# Car insurance



## bowsher260 (Dec 28, 2011)

Hi all, can anyone tell me how the car insurance cost is worked out over here. The residents guide says that its supposed to work out at 5% of the new cars value. I'm looking at getting a second hand runabout for about 30-40k, is the insurance cost then 5% of the value or is there a different formula for second hand vehicles?

Cheers


----------



## rsinner (Feb 3, 2009)

depends on the make, age, your drivers license, whether you want it serviced in the authorised service centre only or in other designated service centres etc. 
I own a car which is almost 5 years old now. After 3 yrs the premium was about 5%. After the 4th year the premium as a % increased (in spite of no claims). You need to go to the website of one of the insurance companies (AXA, RSA etc) and get a quote. Car Insurance from AXA


----------



## Gavtek (Aug 23, 2009)

My insurance was a flat 3% of what I bought it for used.



rsinner said:


> depends on whether you want it serviced in the authorised service centre only or in other designated service centres etc.

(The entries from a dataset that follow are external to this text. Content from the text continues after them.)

template <int BN, int MODE>
__global__ __launch_bounds__(kThreads, MODE == 0 ? 4 : 2) void conv3x3_patch_kernel(const PArgs g) {
  constexpr bool KSPLIT = MODE == 1, WIDE = MODE == 2;
  static_assert(!WIDE || BN == 256, "the wide arrangement is the 256-column tile's");
  constexpr int WN = WIDE ? 4 : 2;
  constexpr int NT = BN / (32 * WN);
  constexpr int MT = MODE == 0 ? 1 : 2;
  constexpr int kSubB = BN * 2 * 16, kImgB = 4 * kSubB;
  constexpr int kRing = 3;
  constexpr int NDMA = kImgB / 1024 / 8;
  static_assert(NDMA * 8 * 1024 == kImgB, "weight image per wave");
  constexpr int kXch = KSPLIT ? 8 * NT * 16 * 64 * 4 : 0;
  constexpr int kLds = kPatch + kRing * kImgB > kXch ? kPatch + kRing * kImgB : kXch;
  __shared__ __attribute__((aligned(16))) unsigned char lds[kLds];
  float (*const scratch)[4][BN] = reinterpret_cast<float (*)[4][BN]>(lds);
  static_assert(2 * 4 * BN * 4 <= kPatch, "statistics scratch inside the patch");
  unsigned char* const patch = lds;
  unsigned char* const bbuf = lds + kPatch;
  const int tid = threadIdx.x, lane = tid & 63, wave = tid >> 6;
  const int kq2 = KSPLIT ? (wave & 1) : 0;
  const int wm = MODE == 0 ? (wave >> 1) : (wave >> 2), wn = KSPLIT ? ((wave >> 1) & 1) : WIDE ? (wave & 3) : (wave & 1);
  const int rows0 = wm * (32 * MT);
  const int li = lane & 31, lh = lane >> 5;
  const int W = g.W, Cin = g.Cin;
  const int nkc = Cin / 32, nk = 9 * nkc;
  const int total = g.tiles_m * g.tiles_n, G = (int)gridDim.x;
  const float oscale = ldexpf(1.f, -((int)g.wimg[0] + g.in_exp));
  const float iscale = ldexpf(1.f, g.in_exp);
  const int pq = tid & 7;
  const unsigned char* const a_rd = patch + (kq2 * 2 + lh) * kPatchSub + (rows0 + li) * 16;
  const unsigned char* const b_rd = bbuf + p_cell(wn * (BN / WN) + li, lh);
  const int wave_u = __builtin_amdgcn_readfirstlane(wave);
  const unsigned lds_b0 = __builtin_amdgcn_readfirstlane((unsigned)(size_t)(__attribute__((address_space(3))) unsigned char*)bbuf);

  for (int wk = (int)blockIdx.x; wk < total; wk += G) {
    const int id = xcd_remap(wk, total);
    const int tm = (int)fast_div((unsigned)id, g.tn_mul, g.tn_sh), tn = id - tm * g.tiles_n;
    const int m0 = tm * PBM, n0 = tn * BN;
    const int pb = m0 - W - 1;
    const int P = PBM + 2 * W + 2;
    unsigned vmask[MT];
#pragma unroll
    for (int mt = 0; mt < MT; ++mt) {
      const int m = m0 + rows0 + mt * 32 + li;
      const int mc = m < g.M ? m : g.M - 1;
      const int b = (int)fast_div((unsigned)mc, g.hw_mul, g.hw_sh), rem = mc - b * g.H * W;
      const int oh = (int)fast_div((unsigned)rem, g.w_mul, g.w_sh), ow = rem - oh * W;
      unsigned vm = 0;
#pragma unroll
      for (int t = 0; t < 9; ++t) {
        const int ih = oh + t / 3 - 1, iw = ow + t % 3 - 1;
        if ((unsigned)ih < (unsigned)g.H && (unsigned)iw < (unsigned)W) vm |= 1u << t;
      }
      vmask[mt] = vm;
    }
    const float* wsrc = reinterpret_cast<const float*>(g.wimg + kHdrWords) + (long)tn * nk * (kImgB / 4);

    f32x4 pre[kPL], fs, ft;
    auto fetch_patch = [&](int c) {
#pragma unroll
      for (int u = 0; u < kPL; ++u) {
        const int px = (tid >> 3) + (kThreads / 8) * u;
        const long p = (long)pb + px;
        f32x4 v = {0.f, 0.f, 0.f, 0.f};
        if (px < P && p >= 0 && p < g.M) v = *reinterpret_cast<const f32x4*>(g.x + p * Cin + c * 32 + 4 * pq);
        pre[u] = v;
      }
      if (g.in_scale) {
        fs = *reinterpret_cast<const f32x4*>(g.in_scale + c * 32 + 4 * pq);
        ft = *reinterpret_cast<const f32x4*>(g.in_shift + c * 32 + 4 * pq);
      }
    };
    auto stage_patch = [&]() {
      unsigned char* d = patch + (pq >> 1) * kPatchSub + (pq & 1) * 8;
      const f32x4 fs2 = fs * iscale, ft2 = ft * iscale;
#pragma unroll
      for (int u = 0; u < kPL; ++u) {
        const int px = (tid >> 3) + (kThreads / 8) * u;
        if (px < P) {
          f32x4 v = pre[u];
          if (g.in_scale) {
#pragma unroll
            for (int e = 0; e < 4; ++e) v[e] = fmaf(v[e], fs2[e], ft2[e]);
          } else {
            v *= iscale;
          }
          if (g.relu_in) {
#pragma unroll
            for (int e = 0; e < 4; ++e) v[e] = fmaxf(v[e], 0.f);
          }
          h4 h, l;
          p_split4(v, h, l);
          *reinterpret_cast<h4*>(d + px * 16) = h;
          *reinterpret_cast<h4*>(d + 4 * kPatchSub + px * 16) = l;
        }
      }
    };
    auto dma_b = [&](int kt, int buf) {
      const float* src = wsrc + (long)kt * (kImgB / 4);
#pragma unroll
      for (int q = 0; q < NDMA; ++q)
        glds16(src, (wave_u * NDMA + q) * 1024 + lane * 16, lds_b0 + (unsigned)(buf * kImgB + (wave_u * NDMA + q) * 1024));
    };

    f32x16 acc[MT][NT];
#pragma unroll
    for (int mt = 0; mt < MT; ++mt)
#pragma unroll
      for (int nt = 0; nt < NT; ++nt)
#pragma unroll
        for (int r = 0; r < 16; ++r) acc[mt][nt][r] = 0.f;

    auto kt_of = [&](int s2) { const int c2 = s2 / 9; return (s2 - 9 * c2) * nkc + c2; };
    fetch_patch(0);
    __syncthreads();
#pragma unroll
    for (int r = 0; r < kRing - 1; ++r)
      if (r < nk) dma_b(kt_of(r), r);
    int step = 0;
    for (int c = 0; c < nkc; ++c) {
      if (c > 0) __syncthreads();
      stage_patch();
      if (c + 1 < nkc) fetch_patch(c + 1);
#pragma unroll
      for (int t = 0; t < 9; ++t, ++step) {
        constexpr int kR = kRing;
        const int buf = t % kR;
        if (step + kRing - 2 < nk) asm volatile("s_waitcnt vmcnt(%0)" ::"n"((kRing - 2) * NDMA) : "memory");
        else asm volatile("s_waitcnt vmcnt(0)" ::: "memory");
        __syncthreads();
        if (step + kRing - 1 < nk) {
          const int s2 = step + kRing - 1, c2 = s2 / 9;
          dma_b((s2 - 9 * c2) * nkc + c2, (t + kR - 1) % kR);
        }
        const int toff = ((t / 3) * W + t % 3) * 16;
#pragma unroll
        for (int gi = 0; gi < (KSPLIT ? 1 : 2); ++gi) {
          const int gsel = KSPLIT ? kq2 : gi;
          h8 af[MT][2], bf[NT][2];
#pragma unroll
          for (int mt = 0; mt < MT; ++mt) {
            const bool ok = (vmask[mt] >> t) & 1u;
#pragma unroll
            for (int p = 0; p < 2; ++p) {
              const h8 v = *reinterpret_cast<const h8*>(a_rd + (p * 4 + gi * 2) * kPatchSub + mt * 512 + toff);
              const h8 z = {0, 0, 0, 0, 0, 0, 0, 0};
              af[mt][p] = ok ? v : z;
            }
          }
#pragma unroll
          for (int nt = 0; nt < NT; ++nt)
#pragma unroll
            for (int p = 0; p < 2; ++p)
              bf[nt][p] = *reinterpret_cast<const h8*>(b_rd + buf * kImgB + (p * 2 + gsel) * kSubB + nt * 1024);
#pragma unroll
          for (int mt = 0; mt < MT; ++mt)
#pragma unroll
            for (int nt = 0; nt < NT; ++nt) {
              acc[mt][nt] = __builtin_amdgcn_mfma_f32_32x32x16_f16(af[mt][1], bf[nt][0], acc[mt][nt], 0, 0, 0);
              acc[mt][nt] = __builtin_amdgcn_mfma_f32_32x32x16_f16(af[mt][0], bf[nt][1], acc[mt][nt], 0, 0, 0);
              acc[mt][nt] = __builtin_amdgcn_mfma_f32_32x32x16_f16(af[mt][0], bf[nt][0], acc[mt][nt], 0, 0, 0);
            }
        }
      }
    }
    if (KSPLIT) {
      __syncthreads();
      float* xch = reinterpret_cast<float*>(lds) + (long)wave * (NT * 16 * 64);
#pragma unroll
      for (int nt = 0; nt < NT; ++nt)
#pragma unroll
        for (int r = 0; r < 16; ++r) xch[(nt * 16 + r) * 64 + lane] = kq2 ? acc[0][nt][r] : acc[MT - 1][nt][r];
      __syncthreads();
    }
    constexpr int NFIN = WIDE ? 2 : 1;
    float cs[NFIN][NT], cq[NFIN][NT];
    {
      const float* xin = reinterpret_cast<const float*>(lds) + (long)(wave ^ 1) * (NT * 16 * 64);
#pragma unroll
      for (int f = 0; f < NFIN; ++f) {
        const int mb = WIDE ? f : kq2;
#pragma unroll
        for (int nt = 0; nt < NT; ++nt) {
          cs[f][nt] = 0.f;
          cq[f][nt] = 0.f;
#pragma unroll
          for (int r = 0; r < 16; ++r) {
            const int row = m0 + rows0 + mb * 32 + 4 * lh + (r & 3) + 8 * (r >> 2);
            float v = WIDE ? acc[f][nt][r] : (kq2 ? acc[MT - 1][nt][r] : acc[0][nt][r]);
            if (KSPLIT) v += xin[(nt * 16 + r) * 64 + lane];
            v *= oscale;
            if (row < g.M) {
              g.y[(long)row * g.Cout + n0 + wn * (BN / WN) + nt * 32 + li] = v;
              cs[f][nt] += v;
              cq[f][nt] = fmaf(v, v, cq[f][nt]);
            }
          }
        }
      }
    }
    if (!g.part_sum && g.err) {
      float t = 0.f;
#pragma unroll
      for (int f = 0; f < NFIN; ++f)
#pragma unroll
        for (int nt = 0; nt < NT; ++nt) t += cq[f][nt];
      flag_nonfinite(t, g.err);
    }
    if (g.part_sum) {
      __syncthreads();
#pragma unroll
      for (int f = 0; f < NFIN; ++f) {
        const int rb = MODE == 0 ? wm : wm * 2 + (WIDE ? f : kq2);
#pragma unroll
        for (int nt = 0; nt < NT; ++nt) {
          cs[f][nt] += __shfl_xor(cs[f][nt], 32);
          cq[f][nt] += __shfl_xor(cq[f][nt], 32);
          if (lh == 0) {
            scratch[0][rb][wn * (BN / WN) + nt * 32 + li] = cs[f][nt];
            scratch[1][rb][wn * (BN / WN) + nt * 32 + li] = cq[f][nt];
          }
        }
      }
      __syncthreads();
      if (tid < BN) {
        g.part_sum[(long)tm * g.Cout + n0 + tid] = (scratch[0][0][tid] + scratch[0][1][tid]) + (scratch[0][2][tid] + scratch[0][3][tid]);
        g.part_sq[(long)tm * g.Cout + n0 + tid] = (scratch[1][0][tid] + scratch[1][1][tid]) + (scratch[1][2][tid] + scratch[1][3][tid]);
      }
    }
  }
}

What would that have to do with anything?


----------



## rsinner (Feb 3, 2009)

Gavtek said:


> What would that have to do with anything?


I have a Honda and if there is to be a repair, it will cost more to get the repair done in Al Futtaim than in another place like say XYZ automobile. The difference in premium was about 700 Dhs between the two.
Also, I am sure I am being ripped off on my insurance premium though.


----------



## Gavtek (Aug 23, 2009)

Wow, that sounds a bit shady...


----------



## bowsher260 (Dec 28, 2011)

Cheers guys, from what i gather it still works on percentages no matter how old the car,


----------



## branwelch24 (Apr 27, 2011)

Are these made in annual or monthly payments?


----------



## teuchter (Dec 12, 2011)

branwelch24 said:


> Are these made in annual or monthly payments?


A single annual payment. (You have to prove you have a year's insurance in place when it comes to re-registering your car each year.)

teuchter


----------